▸ **TASK DETAILS**
Each line of the listing below that includes "typename" should be reported.

▸ **EXERCISE DATA**
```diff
diff --git a/llm-inference_amd/csrc/ops.hip b/llm-inference_amd/csrc/ops.hip
--- a/llm-inference_amd/csrc/ops.hip
+++ b/llm-inference_amd/csrc/ops.hip
@@ -3,6 +3,7 @@
 
 #include <algorithm>
 
+#include "kargs.h"
 #include "kernels.h"
 #include "prng.h"
 
@@ -150,12 +151,24 @@
     if (threadIdx.x == 0) *out = (int32_t)argmax_key_index(best);
 }
 
+constexpr int kStepThreads = 1024;
+
 template <typename TT>
-__global__ void step_start_kernel(DecodeState* st, const int32_t* prompt, const unsigned long long* partials,
-                                  int np, int32_t* tokens, const TT* table, int hidden, float* x,
-                                  long long* xres, int max_seq, unsigned* cnt, int cnt_words, long long* xres2) {
+__global__ __launch_bounds__(kStepThreads) void step_start_kernel(StepStartK a) {
+    asm volatile("" ::"s"(a.st), "s"(a.cnt), "s"(a.prompt), "s"(a.partials), "s"(a.tokens), "s"(a.table),
+                 "s"(a.cnt_words), "s"(a.max_seq), "s"(a.np), "s"(a.hidden));
+    DecodeState* st = a.st;
+    const int32_t* prompt = a.prompt;
+    const unsigned long long* partials = a.partials;
+    int32_t* tokens = a.tokens;
+    const TT* table = static_cast<const TT*>(a.table);
+    unsigned* cnt = a.cnt;
+    const int cnt_words = a.cnt_words, max_seq = a.max_seq, np = a.np, hidden = a.hidden;
+    float* x = a.x;
+    long long* xres = a.xres;
+    long long* xres2 = a.xres2;
     __shared__ unsigned long long sh[16];
-    for (int i = threadIdx.x; i < cnt_words; i += blockDim.x) cnt[i] = 0u;
+    for (int i = threadIdx.x; i < cnt_words; i += kStepThreads) cnt[i] = 0u;
     __shared__ int tok_s;
     const int p = st->next_pos;
     if (p >= max_seq) {
@@ -170,7 +183,7 @@
         tok = prompt[p];
     } else {
         unsigned long long best = 0;
-        for (int i = threadIdx.x; i < np; i += blockDim.x) best = partials[i] > best ? partials[i] : best;
+        for (int i = threadIdx.x; i < np; i += kStepThreads) best = partials[i] > best ? partials[i] : best;
         best = block_max_key(best, sh);
         tok = (int)argmax_key_index(best);
     }
@@ -190,7 +203,7 @@
         st->epoch = st->epoch + 1u;
     }
     const TT* row = table + (size_t)tok * hidden;
-    for (int i = threadIdx.x; i < hidden; i += blockDim.x) {
+    for (int i = threadIdx.x; i < hidden; i += kStepThreads) {
         const float v = to_f32(row[i]);
         x[i] = v;
         if (xres) xres[i] = to_fixed(v);
@@ -458,12 +471,24 @@
 int step_start_launch(DecodeState* st, const int32_t* prompt, const unsigned long long* partials, int np,
                       int32_t* tokens, const void* table, int t_dtype, int hidden, float* x, long long* xres,
                       int max_seq, unsigned* cnt, int cnt_words, hipStream_t s, long long* xres2) {
+    StepStartK a{};
+    a.st = st;
+    a.cnt = cnt;
+    a.prompt = prompt;
+    a.partials = partials;
+    a.tokens = tokens;
+    a.table = table;
+    a.cnt_words = cnt ? cnt_words : 0;
+    a.max_seq = max_seq;
+    a.np = np;
+    a.hidden = hidden;
+    a.x = x;
+    a.xres = xres;
+    a.xres2 = xres2;
     if (t_dtype == LLMI_F16)
-        hipLaunchKernelGGL(step_start_kernel<__half>, dim3(1), dim3(1024), 0, s, st, prompt, partials, np, tokens,
-                           (const __half*)table, hidden, x, xres, max_seq, cnt, cnt ? cnt_words : 0, xres2);
+        hipLaunchKernelGGL(step_start_kernel<__half>, dim3(1), dim3(kStepThreads), 0, s, a);
     else
-        hipLaunchKernelGGL(step_start_kernel<float>, dim3(1), dim3(1024), 0, s, st, prompt, partials, np, tokens,
-                           (const float*)table, hidden, x, xres, max_seq, cnt, cnt ? cnt_words : 0, xres2);
+        hipLaunchKernelGGL(step_start_kernel<float>, dim3(1), dim3(kStepThreads), 0, s, a);
     LLMI_HIP(hipGetLastError());
     return LLMI_OK;
 }
diff --git a/llm-inference_amd/csrc/qkv_attn.hip b/llm-inference_amd/csrc/qkv_attn.hip
--- a/llm-inference_amd/csrc/qkv_attn.hip
+++ b/llm-inference_amd/csrc/qkv_attn.hip
@@ -16,26 +16,47 @@
 int qa_poll_all = 0;
 
 template <typename WT, typename GT, int XPT, int U, typename KT, bool WITH_O>
-__global__ __launch_bounds__(256, (qa_minw<WT, U>())) void qkv_attn_kernel(GemvArgs g, AttnArgs at, OprojArgs o,
-                                                                            int g_grid, int ns) {
+__global__ __launch_bounds__(256, (qa_minw<WT, U>())) void qkv_attn_kernel(QkvAttnK q) {
     extern __shared__ __attribute__((aligned(16))) float4 xs[];
-    WgStamp ts(g.stamps);
+    pin_hot(q.gh);
+    pin_hot(q.h1);
+    const int g_grid = q.gh.nblk, ns = q.h1.ns;
+    WgStamp ts(q.gh.stamps, blockIdx.x);
     if constexpr (WITH_O) {
-        const int ob = (int)blockIdx.x - g_grid - at.heads * at.nact;
+        const int ob = (int)blockIdx.x - g_grid - q.h1.heads * q.h1.nact;
         if (ob >= 0) {
-            const int n_chunks = (o.n_rows + 63) / 64;
-            attn_detail::oproj_body2<WT, 8, PlainIO, true>(o, ob / n_chunks, ob % n_chunks, ns,
+            const int n_chunks = (q.o.n_rows + 63) / 64;
+            attn_detail::oproj_body2<WT, 8, PlainIO, true>(q.o, ob / n_chunks, ob % n_chunks, ns,
                                                            reinterpret_cast<float*>(xs));
             return;
         }
     }
     if ((int)blockIdx.x < g_grid) {
+        GemvK g;
+        static_cast<GemvHot&>(g) = q.gh;
+        static_cast<GemvCold&>(g) = q.gc;
+        g.tag_epoch = q.h1.tag_epoch;
         gemv_detail::gemv_body<WT, gemv_detail::kRows, EPI_STORE, true, GT, XPT, U, true, PlainIO, 1, true>(
             g, blockIdx.x, g_grid, xs);
     } else {
+        AttnK at;
+        static_cast<AttnCold&>(at) = q.ac;
+        at.pos_dev = q.h1.pos_dev;
+        at.k_cache = q.h1.k_cache;
+        at.v_cache = q.h1.v_cache;
+        at.qkv_tag = q.h1.qkv_tag;
+        at.stamps = q.gh.stamps;
+        at.heads = q.h1.heads;
+        at.kv_heads = q.h1.kv_heads;
+        at.max_seq = q.h1.max_seq;
+        at.nact = q.h1.nact;
+        at.pos_host = 0;
+        at.ns = ns;
+        at.tag_epoch = q.h1.tag_epoch;
+        at.tag_layer = q.gh.tag_layer;
         const int b = (int)blockIdx.x - g_grid;
-        const int h = g.tag_heads > 0 ? b / at.nact : b % at.heads;
-        const int sp = g.tag_heads > 0 ? b - h * at.nact : b / at.heads;
+        const int h = q.gh.tag_heads > 0 ? b / at.nact : b % at.heads;
+        const int sp = q.gh.tag_heads > 0 ? b - h * at.nact : b / at.heads;
         attn_detail::attn_body<KT, PlainIO, true, true>(at, h, sp, ns, reinterpret_cast<float*>(xs), &ts);
     }
 }
@@ -69,7 +90,7 @@
         aa.publish = 1;
         grid += (at.heads / 2) * ((o->n_rows + 63) / 64);
     }
-    hipLaunchKernelGGL(kern, dim3(grid), dim3(256), lds, s, gg, aa, oo, G, ns);
+    hipLaunchKernelGGL(kern, dim3(grid), dim3(256), lds, s, qkv_attn_pack(gg, G, aa, ns, oo, grid));
     LLMI_HIP(hipGetLastError());
     return LLMI_OK;
 }
```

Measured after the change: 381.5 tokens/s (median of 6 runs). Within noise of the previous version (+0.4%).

▸ **ANSWER SPACE**
 template <typename TT>
 template <typename WT, typename GT, int XPT, int U, typename KT, bool WITH_O>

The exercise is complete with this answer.